» **What is needed**:
Using the data beneath, show every line that includes the word "lane".

'''

# COMPiLELab/krylov_robustness

Measured on NVIDIA B200. Metric: krylov_matvecs_per_sec, higher is better.
Workload: dtype f64

## Files before the change

### krylov_robustness_b200/csrc/spmm.cuh

```cuda
#pragma once
#include "csr.cuh"

namespace kr {

#ifndef KR_PW
#define KR_PW 16
#endif
constexpr int PW = KR_PW;
constexpr int LPT = PW / 2;
static_assert(PW == 8 || PW == 16, "panel width must be 8 or 16");
#ifndef KR_SPMM_THREADS
#define KR_SPMM_THREADS 256
#endif
constexpr int SPMM_THREADS = KR_SPMM_THREADS;
constexpr int COL_WARPS = 8;
constexpr int SPMM_WARPS = SPMM_THREADS / 32;
#ifndef KR_SPMM_MIN_CTAS
#define KR_SPMM_MIN_CTAS 4
#endif
constexpr int SPMM_MIN_CTAS = KR_SPMM_MIN_CTAS;

struct PanelBlock {
    double* p;
    int64_t n;
    int cols;
    int panels;
    __host__ __device__ double* panel(int q) const { return p + (int64_t)q * n * PW; }
};

template <int CPL>
struct Vec {
    double v[CPL];
};
template <int CPL>
__device__ __forceinline__ Vec<CPL> vzero() {
    Vec<CPL> r;
#pragma unroll
    for (int i = 0; i < CPL; ++i) r.v[i] = 0.0;
    return r;
}
template <int CPL>
__device__ __forceinline__ Vec<CPL> ld_x(const double* p);
template <>
__device__ __forceinline__ Vec<2> ld_x<2>(const double* p) {
    const double2 t = __ldg(reinterpret_cast<const double2*>(p));
    Vec<2> r;
    r.v[0] = t.x; r.v[1] = t.y;
    return r;
}
template <>
__device__ __forceinline__ Vec<4> ld_x<4>(const double* p) {
    Vec<4> r;
    asm("ld.global.nc.v4.f64 {%0, %1, %2, %3}, [%4];"
        : "=d"(r.v[0]), "=d"(r.v[1]), "=d"(r.v[2]), "=d"(r.v[3]) : "l"(p));
    return r;
}
__device__ __forceinline__ Vec<4> ld_row(const double* p) {
    Vec<4> r;
    asm volatile("ld.global.v4.f64 {%0, %1, %2, %3}, [%4];"
                 : "=d"(r.v[0]), "=d"(r.v[1]), "=d"(r.v[2]), "=d"(r.v[3]) : "l"(p));
    return r;
}
__device__ __forceinline__ void st_row(double* p, const Vec<4>& a) {
    asm volatile("st.global.v4.f64 [%0], {%1, %2, %3, %4};" ::"l"(p), "d"(a.v[0]), "d"(a.v[1]), "d"(a.v[2]), "d"(a.v[3]) : "memory");
}
__device__ __forceinline__ void st_stream(double* p, const Vec<4>& a) {
    asm volatile("st.global.cs.v4.f64 [%0], {%1, %2, %3, %4};" ::"l"(p), "d"(a.v[0]), "d"(a.v[1]), "d"(a.v[2]), "d"(a.v[3]) : "memory");
}
#ifndef KR_SPMM_PF
#define KR_SPMM_PF 1
#endif
__device__ __forceinline__ void prefetch_x(const double* p) {
    asm volatile("prefetch.global.L2 [%0];" ::"l"(p));
}
__device__ __forceinline__ void prefetch_l1(const double* p) {
    asm volatile("prefetch.global.L1 [%0];" ::"l"(p));
}
__device__ __forceinline__ int ld_stream(const int* p) { return __ldcs(p); }
__device__ __forceinline__ double ld_stream(const double* p) { return __ldcs(p); }
__device__ __forceinline__ void st_stream(double* p, double2 v) {
    __stcs(reinterpret_cast<double2*>(p), v);
}

template <int NV, int WARPS = COL_WARPS, int LP = LPT>
__device__ __forceinline__ void cta_reduce_by_sub(double (&v)[NV], double* smem) {
    const int lane = threadIdx.x & 31, warp = threadIdx.x >> 5;
#pragma unroll
    for (int i = 0; i < NV; ++i) {
        double x = v[i];
#pragma unroll
        for (int off = LP; off < 32; off <<= 1) x += __shfl_xor_sync(0xffffffffu, x, off);
        v[i] = x;
    }
    if (lane < LP) {
#pragma unroll
        for (int i = 0; i < NV; ++i) smem[(warp * LP + lane) * NV + i] = v[i];
    }
    __syncthreads();
    if (warp == 0 && lane < LP) {
#pragma unroll
        for (int i = 0; i < NV; ++i) {
            double s = 0.0;
            for (int w = 0; w < WARPS; ++w) s += smem[(w * LP + lane) * NV + i];
            v[i] = s;
        }
    }
}


struct EpiPlain {
    static constexpr int CPL = 4;
    double* __restrict__ Y;
    const double* __restrict__ X;
    double alpha, mu;
    __device__ __forceinline__ void init(int q, int64_t stride) {
        Y += q * stride;
        X += q * stride;
    }
    Vec<CPL> xr;
    __device__ __forceinline__ void pre(int r, int sub) {
        if (mu != 0.0 && sub == 0) prefetch_l1(X + (int64_t)r * PW);
    }
    __device__ __forceinline__ void row(int r, int sub, Vec<CPL> y, unsigned) {
        if (mu != 0.0) xr = ld_row(X + (int64_t)r * PW + sub * CPL);
#pragma unroll
        for (int i = 0; i < CPL; ++i) {
            if (mu != 0.0) y.v[i] -= mu * xr.v[i];
            y.v[i] *= alpha;
        }
        st_stream(Y + (int64_t)r * PW + sub * CPL, y);
    }
    __device__ __forceinline__ void finish(int, int, double*) {}
};

struct EpiDot {
    static constexpr int CPL = 4;
    double* __restrict__ Y;
    const double* __restrict__ X;
    double* __restrict__ partial;
    int total_cols;
    double acc[CPL];
    __device__ __forceinline__ void init(int q, int64_t stride) {
        Y += q * stride;
        X += q * stride;
#pragma unroll
        for (int i = 0; i < CPL; ++i) acc[i] = 0.0;
    }
    Vec<CPL> xr;
    __device__ __forceinline__ void pre(int r, int sub) {
        if (sub == 0) prefetch_l1(X + (int64_t)r * PW);
    }
    __device__ __forceinline__ void row(int r, int sub, Vec<CPL> y, unsigned) {
        xr = ld_row(X + (int64_t)r * PW + sub * CPL);
#pragma unroll
        for (int i = 0; i < CPL; ++i) acc[i] += xr.v[i] * y.v[i];
        st_stream(Y + (int64_t)r * PW + sub * CPL, y);
    }
    __device__ __forceinline__ void finish(int tile, int panel, double* smem) {
        cta_reduce_by_sub<CPL, SPMM_WARPS, PW / CPL>(acc, smem);
        if (threadIdx.x < PW / CPL) {
            double* o = partial + (int64_t)tile * total_cols + panel * PW + threadIdx.x * CPL;
#pragma unroll
            for (int i = 0; i < CPL; ++i) o[i] = acc[i];
        }
    }
};
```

'''

» **Your solution**:
    const int lane = threadIdx.x & 31, warp = threadIdx.x >> 5;
    if (lane < LP) {
        for (int i = 0; i < NV; ++i) smem[(warp * LP + lane) * NV + i] = v[i];
    if (warp == 0 && lane < LP) {
            for (int w = 0; w < WARPS; ++w) s += smem[(w * LP + lane) * NV + i];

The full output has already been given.